I didn’t really expect anybody to pick that – but one rather clever reviewer did!

Anyway, the sequel – the Floating City, was something different. I wanted to set it in a Venice-like city and found that I was in two minds about whether to visit Venice to research it. I was keen to go, but talking to a friend of mine who had just been there – albeit in peak season – she said the reality of it ruined her imagining of what it would be like. 

Hmmm. That got me to thinking. So I decided not to visit until after I’d written the book, and for my imagining of Venice to stand as the city I wanted to write about. I did read a lot of histories of Venice though, and watch lots of videos, and spent a lot of time stalking the streets and canals on Google Maps.

So when people ask me if I went to Venice in researching the book, I say, ‘I went to Italy more times than Shakespeare did.’

And Shakespeare was the basis for my literary scaffolding of the three main female protagonists in the Floating City. They are the Montecchi sisters: Giuliette, Disdemona and Isabella.

They might sound like variations of Shakespeare’s characters: Juliet, Desdemona and Isabella (from Romeo and Juliet, Othello and the Merchant of Venice). But in fact they are the original characters from the Italian folk tales that Shakespeare adapted his plays from. Think of them as “origin” stories if you wish.

The original stories are worth checking out if you’re interested in seeing the way that Shakespeare built upon them and changed them in his own world-building: Luigi da Porto’s Giulietta e Romeo of 1530, Ser Giovanni’s Il Pecorone (the Dunce) of 1558, and Giraldi Cinthio’s Hecatommithi of 1565.

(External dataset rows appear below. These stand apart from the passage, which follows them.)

@@ -597,8 +607,8 @@
     for (int base = wv * lpw; base < nl; base += BUILD_WAVES * lpw) {
         const int lm = base + grp;
         const bool lmk_valid = lm < nl;
-        const int gl = T.lmk0 + (lmk_valid ? lm : 0);
         const bool first = base == wv * lpw;
+        const int gl = first ? gl_first : tile_landmark(T, P.tile_lmk, lmk_valid ? lm : 0);
         const int ob = first ? pre_ob : P.lmk_ob[gl], oe = first ? pre_oe : P.lmk_oe[gl];
         const int nobs = lmk_valid ? oe - ob : 0;
         const int lcode = first ? pre_lcode : (P.lmk_const ? P.lmk_const[gl] : 0);
@@ -863,6 +873,7 @@
         }
     }
     SADVIO_TS(3, 42);
+    SADVIO_WG_TS(3, 1);
 }
 
 __device__ __forceinline__ double rsqrt_nr(double d) {
@@ -1816,7 +1827,7 @@
     double* dpTab = candTab + (size_t)max_tile_kf * 12;
     const int G = T.G, lpw = 64 / G;
     const int grp = ln / G, q = ln - grp * G;
-    const int nl = T.lmk1 - T.lmk0;
+    const int nl = T.n_lmk;
     bool first_valid;
     int gl_first, pre_ob, pre_oe, pre_o;
     if (P.pre_lane) {
@@ -1824,7 +1835,7 @@
         pre_o = (pl.w + (tid & 7) < (pl.z & 0xff)) ? pl.y + pl.w + (tid & 7) : -1;
     } else {
         first_valid = wv * lpw + grp < nl;
-        gl_first = T.lmk0 + (first_valid ? wv * lpw + grp : 0);
+        gl_first = tile_landmark(T, P.tile_lmk, first_valid ? wv * lpw + grp : 0);
         pre_ob = P.lmk_ob[gl_first]; pre_oe = P.lmk_oe[gl_first];
         pre_o = (first_valid && q < pre_oe - pre_ob) ? pre_ob + q : -1;
     }
@@ -1903,8 +1914,8 @@
     for (int base = wv * lpw; base < nl; base += BUILD_WAVES * lpw) {
         const int lm = base + grp;
         const bool lmk_valid = lm < nl;
-        const int gl = T.lmk0 + (lmk_valid ? lm : 0);
         const bool first = base == wv * lpw;
+        const int gl = first ? gl_first : tile_landmark(T, P.tile_lmk, lmk_valid ? lm : 0);
         const int ob = first ? pre_ob : P.lmk_ob[gl], oe = first ? pre_oe : P.lmk_oe[gl];
         const int nobs = lmk_valid ? oe - ob : 0;
         const int lcode = first ? pre_lcode : (P.lmk_const ? P.lmk_const[gl] : 0);
diff --git a/sadvio_amd/csrc/tile_pack.h b/sadvio_amd/csrc/tile_pack.h
--- /dev/null
+++ b/sadvio_amd/csrc/tile_pack.h
@@ -0,0 +1,94 @@
+#pragma once
+#include <algorithm>
+#include <vector>
+
+constexpr int TILE_PACK_ASIDE = 4;
+
+struct TilePackIn {
+    int n_lmk, n_kf;
+    const int* obs_ptr;
+    const int* obs_kf;
+    const unsigned char* kf_const;
+    const int* run_max;
+    int lanes;
+    int max_kf, max_free, gemm_free;
+};
+
+inline void tile_pack(const TilePackIn& in, std::vector<int>& order, std::vector<int>& cut) {
+    order.clear(); cut.clear();
+    struct Open { std::vector<int> kfs; int begin = 0, n = 0, nfree = 0, G = 8, run = 0, aside = 0; bool hard = false; };
+    std::vector<int> mark(in.n_kf, -1);
+    std::vector<int> aside;
+    std::vector<Open> done;
+    auto is_free = [&](int kf) { return !(in.kf_const && in.kf_const[kf]); };
+    auto lanes_of = [&](int l, int G) { while (G < in.obs_ptr[l + 1] - in.obs_ptr[l]) G <<= 1; return G; };
+    auto probe = [&](const Open& t, int ti, int l, int& G, int& add_kf, int& add_free) {
+        G = lanes_of(l, t.G);
+        add_kf = add_free = 0;
+        if (t.n + 1 > in.lanes / G && t.n > 0) return false;
+        for (int o = in.obs_ptr[l]; o < in.obs_ptr[l + 1]; o++) {
+            const int kf = in.obs_kf[o];
+            bool seen = mark[kf] == ti;
+            for (int p = in.obs_ptr[l]; p < o && !seen; p++) seen = in.obs_kf[p] == kf;
+            if (!seen) { add_kf++; add_free += is_free(kf); }
+        }
+        const bool fits_hard = (int)t.kfs.size() + add_kf <= in.max_kf && t.nfree + add_free <= in.max_free;
+        return t.n == 0 || (fits_hard && t.nfree + add_free <= in.gemm_free);
+    };
+    auto admit = [&](Open& t, int ti, int l, int G) {
+        for (int o = in.obs_ptr[l]; o < in.obs_ptr[l + 1]; o++) {
+            const int kf = in.obs_kf[o];
+            if (mark[kf] != ti) { mark[kf] = ti; t.kfs.push_back(kf); t.nfree += is_free(kf); }
+        }
+        t.G = G; t.n++; t.run = std::max(t.run, in.run_max[l]);
+        t.hard = (int)t.kfs.size() > in.max_kf || t.nfree > in.max_free;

It was quite a challenge to entangle the three stories together in a way that did not give one more prominence than the others. But it was the same challenge for balancing the three elements of history, my imagining and literary precedents that I use in world-building. 

To my thinking it’s like building a three-legged platform out of three different sets of building blocks. You have to keep adjusting and rebalancing, and you only know you’ve got it right when whatever you balance on the top no longer tips off.

And for me that’s the mysterious character the Shadow Master, standing up tall like a Renaissance statue, using his magic and wiles to maintain the balance of things. He’s pretty awesome and kick-arse himself and etc etc etc if you ever get the chance to read it.